Get a Haynie 24 HO. I have one and it is the best overall boat.


----------



## RedXCross (Aug 7, 2005)

My thoughts exactly, LOL To be honest the Shearwater I rode in a few years back was wet IMO . Awesome boat just not my fit. I guess I am gonna be the blacksheep here.

I have rode in all mentioned and more. I like the 22' Extreme, If you have tabs and KNOW how to drive it, I have had some Kick [email protected]@ times. I realize it is yesteryears tech. compared to mentioned. But a fishing machine. Here we go again , Ford , Chevy , Dodge. Everybody is GOING longer and more motor. I really like the Haynies a lot especially the 23LS.( that boat with a 250 SHO) is on a solid list. I am not a Merc fan. Been there,seen, said it, read the book. I have rode with 2 guys I know that ran an extreme and they could make them perform and ride. Like I said I guess I am the Black sheep, thats cool and I can dig it.



Kyle 1974 said:


> funny thing for someone with a shearwater to say....


----------



## Kyle 1974 (May 10, 2006)

I guess since the 24 HO haynie has been thrown into the mix, we might as well throw in the 25' extreme. I have one and I think it's the best.  


and it's faster than my buddy's 24 HO that has a 250 merc.


----------



## Titan22fisher (Jun 19, 2007)

TroutNOut said:


> I own a Shearwater so I have no loyalty to any boats mentioned above. IMO Majeks are way overpriced and just ride rough as hell. Haynies are pretty smooth rides and will run pretty shallow as well. The SCB is a work of art.............. Eric builds one hell of a boat. Its finish is second to none. I havent ridden in a Stingray, however I demoed a prop from him and his exact words were drop your boat and hook up the Stingray and go cruise it. The rigging is second to none as well. Done by one man inside a A/C shop to your specs. So I know your post is Topcat VS Haynie and Majek, but I would Rate SCB, Haynie and throw Majek off the list.......:texasflag


I've spent the past couple years looking into building and building boats and would have to agree that Eric builds real nice ride, very detailed. For those of you who haven't had a chance to ride in a mod tunnel like the SCB your in for a treat, very stable and smooth in rough chop. I guess my only question is with today's incredible assortment of building materials why would Haynie use so much marine plywood in there boats? Marine plywood or not it's heavy, resins don't bond well,etc. Coosa boards lighter, stronger, water proof and I can't imagine that with the cost of new boats that the added cost would drive a buyer away. I assume the SCB's wood free and don't know about the Majek but Haynie shows it right on their web site?


----------



## Kyle 1974 (May 10, 2006)

Titan22fisher said:


> I've spent the past couple years looking into building and building boats and would have to agree that Eric builds real nice ride, very detailed. For those of you who haven't had a chance to ride in a mod tunnel like the SCB your in for a treat, very stable and smooth in rough chop. I guess my only question is with today's incredible assortment of building materials why would Haynie use so much marine plywood in there boats? Marine plywood or not it's heavy, resins don't bond well,etc. Coosa boards lighter, stronger, water proof and I can't imagine that with the cost of new boats that the added cost would drive a buyer away. I assume the SCB's wood free and don't know about the Majek but Haynie shows it right on their web site?


majek uses wood also....

how many rotted out haynies or majeks have you seen?
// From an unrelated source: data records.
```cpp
namespace {
struct KSplitWs {
    float* part;
    int* count;
};
KSplitWs ksplit_workspace(hipStream_t s, size_t nslabs) {
    constexpr int SLOTS = 8;
    constexpr size_t MAX_SLABS = X3_MAX_SLABS, MAX_TILES = X3_SPLIT_COUNTERS;
    static std::mutex mu;
    static hipStream_t owner[SLOTS];
    static int owner_dev[SLOTS];
    static float* part[SLOTS];
    static int* count[SLOTS];
    static int used = 0, victim = 0;
    DTTS_REQUIRE(nslabs <= MAX_SLABS, "conv_x3 split-K: launch too large");
    int dev = 0;
    DTTS_CHECK_HIP(hipGetDevice(&dev));
    std::lock_guard<std::mutex> lk(mu);
    int k = 0;
    while (k < used && !(owner[k] == s && owner_dev[k] == dev)) ++k;
    if (k == used) {
        if (used == SLOTS) {
            DTTS_CHECK_HIP(hipDeviceSynchronize());
            for (int t = 0; t < SLOTS; ++t, victim = (victim + 1) % SLOTS)
                if (owner_dev[victim] == dev) break;
            DTTS_REQUIRE(owner_dev[victim] == dev, "conv_x3 split-K: no scratch slot on this device");
            k = victim;
            victim = (victim + 1) % SLOTS;
            owner[k] = s;
            return {part[k], count[k]};
        }
        DTTS_CHECK_HIP(hipMalloc(reinterpret_cast<void**>(&part[k]), MAX_SLABS * 96 * 256 * sizeof(float)));
        DTTS_CHECK_HIP(hipMalloc(reinterpret_cast<void**>(&count[k]), MAX_TILES * sizeof(int)));
        DTTS_CHECK_HIP(hipMemsetAsync(count[k], 0, MAX_TILES * sizeof(int), s));
        owner[k] = s;
        owner_dev[k] = dev;
        ++used;
    }
    return {part[k], count[k]};
}
}

void x3_split_workspace(hipStream_t s, size_t nslabs, float** part, int** count) {
    const KSplitWs w = ksplit_workspace(s, nslabs);
    *part = w.part;
    *count = w.count;
}

size_t conv_x3_gn_xch_bytes(int B, int Cout, int T) { return (size_t)B * (Cout / 8) * cdiv(T, BN) * 2 * 16; }

static long long split_tiles_max() {
    static const long long v = []() { const char* e = getenv("DTTS_CONV_KSPLIT_MAXTILE"); return e ? atoll(e) : 128LL; }();
    return v;
}

bool conv_x3_gn_fusable(int Cout, int CoutP, int Cin, int KW, int groups, int B, int T) {
    if (Cout != CoutP || Cout % BM || groups <= 0 || Cout % groups || Cout / groups != 24 || Cin % 16 || (KW != 1 && KW != 3)) return false;
    const int nt = cdiv(T, BN);
    (void)B;
    return nt <= GN_FUSE_MAX_NT;
}

void launch_conv_x3(const ConvParams& p_in, hipStream_t s) {
    ConvParams p = p_in;
    DTTS_REQUIRE(p.w3 && p.x3 && (p.y || p.qkv_planes || p.gn_out3) && p.x3_tp > 0, "conv_x3: operands");
    const bool gn = p.gn_out3 != nullptr;
    static const int env_ablate = []() { const char* v = getenv("DTTS_CONV_ABLATE"); return v ? atoi(v) : 0; }();
    if (env_ablate) p.ablate = env_ablate;
    if (gn) {
        DTTS_REQUIRE(conv_x3_gn_fusable(p.Cout, p.CoutP, p.Cin, p.KW, p.gn_groups, p.B, p.Nout), "conv_x3: this launch cannot carry a fused GroupNorm");
        DTTS_REQUIRE(p.gn_gamma && p.gn_beta && p.gn_xch && p.gn_tag && p.gn_err && !p.qkv_planes && p.epi_act == ACT_NONE && p.out_scale == 1.f &&
                         (p.gn_act == ACT_NONE || p.gn_act == ACT_SILU), "conv_x3 fused GroupNorm: parameters");
        auto a16 = [](const void* q, long long bs, int cs) { return (reinterpret_cast<unsigned long long>(q) & 15ull) == 0 && (bs & 3) == 0 && (cs & 3) == 0; };
        DTTS_REQUIRE((!p.y || a16(p.y, p.y_bs, p.y_cs)) && (!p.res || a16(p.res, p.res_bs, p.res_cs)), "conv_x3 fused GroupNorm: 16-byte aligned rows");
    }
    DTTS_REQUIRE(p.B > 0 && p.Nout > 0 && p.Cout > 0, "empty conv");
    DTTS_REQUIRE(p.Cin % 16 == 0 && p.CoutP % BM == 0, "conv_x3: channel padding");
    const bool p1 = p.p1 != 0;
    DTTS_REQUIRE(!p1 || (p.Cin % 32 == 0 && p.gate == GATE_NONE), "conv_x3 one-product mode: input channels a multiple of 32, no gate");
    const bool gated = p.gate == GATE_TANH_SIGMOID;
    DTTS_REQUIRE(p.stride == 1 && p.dil == 1 && p.phases == 1 && (p.gate == GATE_NONE ? !p.badd : gated), "conv_x3: unsupported conv form");
    DTTS_REQUIRE(!gated || (p.KW == 1 && !gn && !p.qkv_planes && !p.res && p.epi_act == ACT_NONE && p.out_scale == 1.f && p.Cout % 2 == 0),
                 "conv_x3 gated epilogue: 1x1 conv, no residual / activation");
    DTTS_REQUIRE((p.KW == 1 && p.pad == 0) || (p.KW == 3 && p.pad == 1), "conv_x3: k = 1 or k = 3 (same padding) only");
    DTTS_REQUIRE(round_up(p.Nout, BN) + 2 * X3_HALO <= p.x3_tp, "conv_x3: time padding");
    static const int force_stg = []() { const char* v = getenv("DTTS_CONV_STAGES"); const int n = v ? atoi(v) : 0; return n >= 2 && n <= 4 ? n : 0; }();
    static const long long max3 = []() { const char* v = getenv("DTTS_CONV_STAGES3_MAXWG"); return v ? atoll(v) : 600LL; }();
    static const long long max4 = []() { const char* v = getenv("DTTS_CONV_STAGES4_MAXWG"); return v ? atoll(v) : 128LL; }();
    if (gn) p.cols = nullptr;
    DTTS_REQUIRE(!p.cols || (p.ncols > 0 && p.ncols <= cdiv(p.Nout, BN) * p.B && cdiv(p.Nout, BN) < 256), "conv_x3: column table");
    const long long ntile = (long long)(p.CoutP / BM) * (p.cols ? p.ncols : cdiv(p.Nout, BN) * p.B);
    static const int max_split = []() { const char* v = getenv("DTTS_CONV_KSPLIT"); const int n = v ? atoi(v) : 4; return n < 1 ? 1 : (n > 8 ? 8 : n); }();
    int S = 1;
    const long long split_tiles = split_tiles_max();
    static const long long split_wgs = []() { const char* v = getenv("DTTS_CONV_KSPLIT_WGS"); return v ? atoll(v) : 256LL; }();
    const long long ntile_pad = (long long)(p.CoutP / BM) * cdiv(p.Nout, BN) * p.B;
    static const int max_split_k1 = []() { const char* v = getenv("DTTS_CONV_KSPLIT_K1"); return v ? atoi(v) : 2; }();
    if (ntile_pad <= split_tiles) S = (int)std::min<long long>(std::min<long long>(p.KW == 3 ? max_split : std::min(max_split, max_split_k1), split_wgs / ntile_pad), (p.Cin >> 4) / 8);
    if (p.ksplit_max > 0) S = std::min(S, p.ksplit_max);
    if (S < 1) S = 1;
    p.ksplit = S;
    static const bool epi_vec_on = []() { const char* v = getenv("DTTS_X3_EPI_VEC"); return !(v && v[0] == '0'); }();
    auto al16 = [](const void* q, long long bs, int cs) { return (reinterpret_cast<unsigned long long>(q) & 15ull) == 0 && (bs & 3) == 0 && (cs & 3) == 0; };
    p.epi_vec = (epi_vec_on && p.y && al16(p.y, p.y_bs, p.y_cs) && (!p.res || al16(p.res, p.res_bs, p.res_cs))) ? 1 : 0;
    if (S > 1) {
        const KSplitWs w = ksplit_workspace(s, (size_t)ntile * S);
        p.kpart = w.part;
        p.kcount = w.count;
    }
    const long long nwg = ntile * S;
    static const long long max4k3 = []() { const char* v = getenv("DTTS_CONV_STAGES4_MAXWG_K3"); return v ? atoll(v) : 128LL; }();
    const int nstg = force_stg ? force_stg : (nwg <= (p.KW == 3 ? max4k3 : max4) ? 4 : (nwg <= max3 ? 3 : 2));
    const size_t lds = (size_t)nstg * (WTILE + XBUF) + BM * sizeof(float) + 16 + (gn ? 2 * BM * sizeof(float) : 0);
    const int l4 = 4 * (WTILE + XBUF) + 3 * BM * (int)sizeof(float) + 16;
    const dim3 grid((unsigned)nwg);
    const double cols = (double)p.B * p.Nout;
    const double flops = 2.0 * p.Cout * p.Cin * p.KW * cols;
    const double bytes = 4.0 * cols * p.Cin + 4.0 * cols * p.Cout * (p.res ? 2.0 : 1.0) + 4.0 * (double)p.Cout * p.Cin * p.KW;
    {
        static const bool by_shape = []() { const char* v = getenv("DTTS_PROF_SHAPES"); return v && v[0] == '1'; }();
        const char* tag = p1 ? "conv_x3_kernel<128,192,fp16>" : "conv_x3_kernel<128,192>";
        if (by_shape && p1) tag = p.KW == 3 ? "conv_x3 fp16 k3" : (p.Cout > 1024 ? "conv_x3 fp16 k1 M=2304" : (p.res ? "conv_x3 fp16 k1 +res" : "conv_x3 fp16 k1"));
        else if (by_shape) tag = p.KW == 3 ? "conv_x3 k3" : (p.Cout > 1024 ? "conv_x3 k1 M=2304" : (p.res ? "conv_x3 k1 +res" : "conv_x3 k1"));
        ProfScope ps(tag, flops, bytes, s);
        const bool epi = p.epi_act != ACT_NONE || p.out_scale != 1.f;
#define DTTS_LAUNCH_X3P1(E, K3)                                                                                        \
    do {                                                                                                               \
        if (nstg == 4) { lds_optin(reinterpret_cast<const void*>(conv_x3_kernel<E, K3, 4, true>), l4); hipLaunchKernelGGL((conv_x3_kernel<E, K3, 4, true>), grid, dim3(256), lds, s, p); } \
        else if (nstg == 3) { lds_optin(reinterpret_cast<const void*>(conv_x3_kernel<E, K3, 3, true>), l4); hipLaunchKernelGGL((conv_x3_kernel<E, K3, 3, true>), grid, dim3(256), lds, s, p); } \
        else { lds_optin(reinterpret_cast<const void*>(conv_x3_kernel<E, K3, 2, true>), l4); hipLaunchKernelGGL((conv_x3_kernel<E, K3, 2, true>), grid, dim3(256), lds, s, p); } \
    } while (0)
#define DTTS_LAUNCH_X3(E, K3)                                                                                          \
    do {                                                                                                               \
        if (p1) DTTS_LAUNCH_X3P1(E, K3);                                                                               \
        else DTTS_LAUNCH_X3N(E, K3);                                                                                   \
    } while (0)
#define DTTS_LAUNCH_X3N(E, K3)                                                                                         \
    do {                                                                                                               \
        if (nstg == 4) { lds_optin(reinterpret_cast<const void*>(conv_x3_kernel<E, K3, 4>), l4); hipLaunchKernelGGL((conv_x3_kernel<E, K3, 4>), grid, dim3(256), lds, s, p); } \
        else if (nstg == 3) { lds_optin(reinterpret_cast<const void*>(conv_x3_kernel<E, K3, 3>), l4); hipLaunchKernelGGL((conv_x3_kernel<E, K3, 3>), grid, dim3(256), lds, s, p); } \
        else { lds_optin(reinterpret_cast<const void*>(conv_x3_kernel<E, K3, 2>), l4); hipLaunchKernelGGL((conv_x3_kernel<E, K3, 2>), grid, dim3(256), lds, s, p); } \
    } while (0)
        if (gn) {
            if (p.KW == 3) DTTS_LAUNCH_X3(3, true);
            else DTTS_LAUNCH_X3(3, false);
        } else if (gated) {
            DTTS_REQUIRE(p.epi_vec, "conv_x3 gated epilogue: rows of y must be 16-byte aligned");
            DTTS_LAUNCH_X3N(4, false);
        } else if (p.qkv_planes) {
            DTTS_REQUIRE(p.KW == 1 && !epi && !p.res && p.Cout % 144 == 0 && p.qkv_heads * 144 == p.Cout, "qkv planes epilogue: 48-channel heads, 1x1 conv");
            DTTS_LAUNCH_X3(2, false);
        } else if (p.KW == 3) {
            if (epi) DTTS_LAUNCH_X3(1, true);
            else DTTS_LAUNCH_X3(0, true);
        } else {
            if (epi) DTTS_LAUNCH_X3(1, false);
            else DTTS_LAUNCH_X3(0, false);
        }
#undef DTTS_LAUNCH_X3
#undef DTTS_LAUNCH_X3N
#undef DTTS_LAUNCH_X3P1
    }
    DTTS_CHECK_HIP(hipGetLastError());
}

}
```

detail_tts_amd/csrc/model.h:

```cpp
#pragma once
#include <map>
#include <memory>
#include <atomic>
#include <thread>
#include <cstring>
#include <memory>
#include <mutex>
#include <string>
#include <unordered_map>
#include <vector>

#include "attention.h"
#include "common.h"
#include "conv_gemm.h"
#include "gpt_kernels.h"
#include "ops.h"
#include "../../include/detail_hip.h"

namespace dtts {

struct PackedConv {
    const float* w = nullptr;
    const float* b = nullptr;
    int Cin = 0, CinP = 0, Cout = 0, CoutP = 0, KW = 1;
    const void* w3 = nullptr;
};

static inline int packed_cout(int cout) { return cout > 64 ? round_up(cout, 128) : (cout > 32 ? 64 : 32); }

struct AttnBlockW {
    const float *gn_g = nullptr, *gn_b = nullptr, *bias_tab = nullptr;
    PackedConv qkv, proj;
    int C = 0, H = 0;
};

struct ResBlockW {
    const float *gn1_g = nullptr, *gn1_b = nullptr, *gn2_g = nullptr, *gn2_b = nullptr;
    PackedConv c1, c2, emb;
    int index = 0;
};

struct DiffLayerW {
    ResBlockW rb;
    AttnBlockW at;
};

struct MelStyleW {
    PackedConv sp0, sp1, t0, t1, qkv, afc, fc;
    int n_mel = 0, hidden = 0, out = 0;
};
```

Majek has been building boats for a long time... there might be some majeks out there with rotted wood, but I've never seen one.


----------



## Titan22fisher (Jun 19, 2007)

Kyle 1974 said:


> majek uses wood also....
> 
> how many rotted out haynies or majeks have you seen?
> 
> Majek has been building boats for a long time... there might be some majeks out there with rotted wood, but I've never seen one.


Not so much thinking about rot, just questioning why if better products are available wouldn't you use them? I assume they have a reason, but products like the Coosa board hold screws better as well as adhesives. Just wondering?


----------



## wellconnected (May 30, 2005)

I have owned a Majek 20V, own a Majek Illusion, and fished on several extremes and haynies. Buy what fits you and not what fits someone else. I do not care for the extreme. Just not my thing. SCB seems awesome but cost about as much as a small house. Haynie HO is a nice boat but narrow and dont like that the ones I have been on use a long shaft motor. The LS is killer but I hate how low it sits in the back. Again everything I have just typed is my personal preferences. I need a fishing boat and not just a boat the will do 80+ MPH.

The other thing I do not dig about the LS is that dang slope they put in the sides. I am sure there is some reason but its kind of strange!


----------



## shooks (May 12, 2010)

wellconnected, cost as much as a small house? They all do. I will show anyone what my boat cost. Do I think you can buy a boat like mine for the same price that I did I do not know. Just buy the boat that fits you the best. I still choose SCB.


----------



## wellconnected (May 30, 2005)

shooks said:


> wellconnected, cost as much as a small house? They all do. I will show anyone what my boat cost. Do I think you can buy a boat like mine for the same price that I did I do not know. Just buy the boat that fits you the best. I still choose SCB.


Shooks, negative on they all cost as much as a small house. Examples - Majek Illusion 35K, (from a dealer in the valley Xtreme - 42K with 250, and a 25 Xtreme with 300 for 43K. All brand new. I do not believe that you can get an SCB with decent horsepower ANYWHERE close to these prices. Again I have no doubt they are probably worth the money but still much much higher than Majek.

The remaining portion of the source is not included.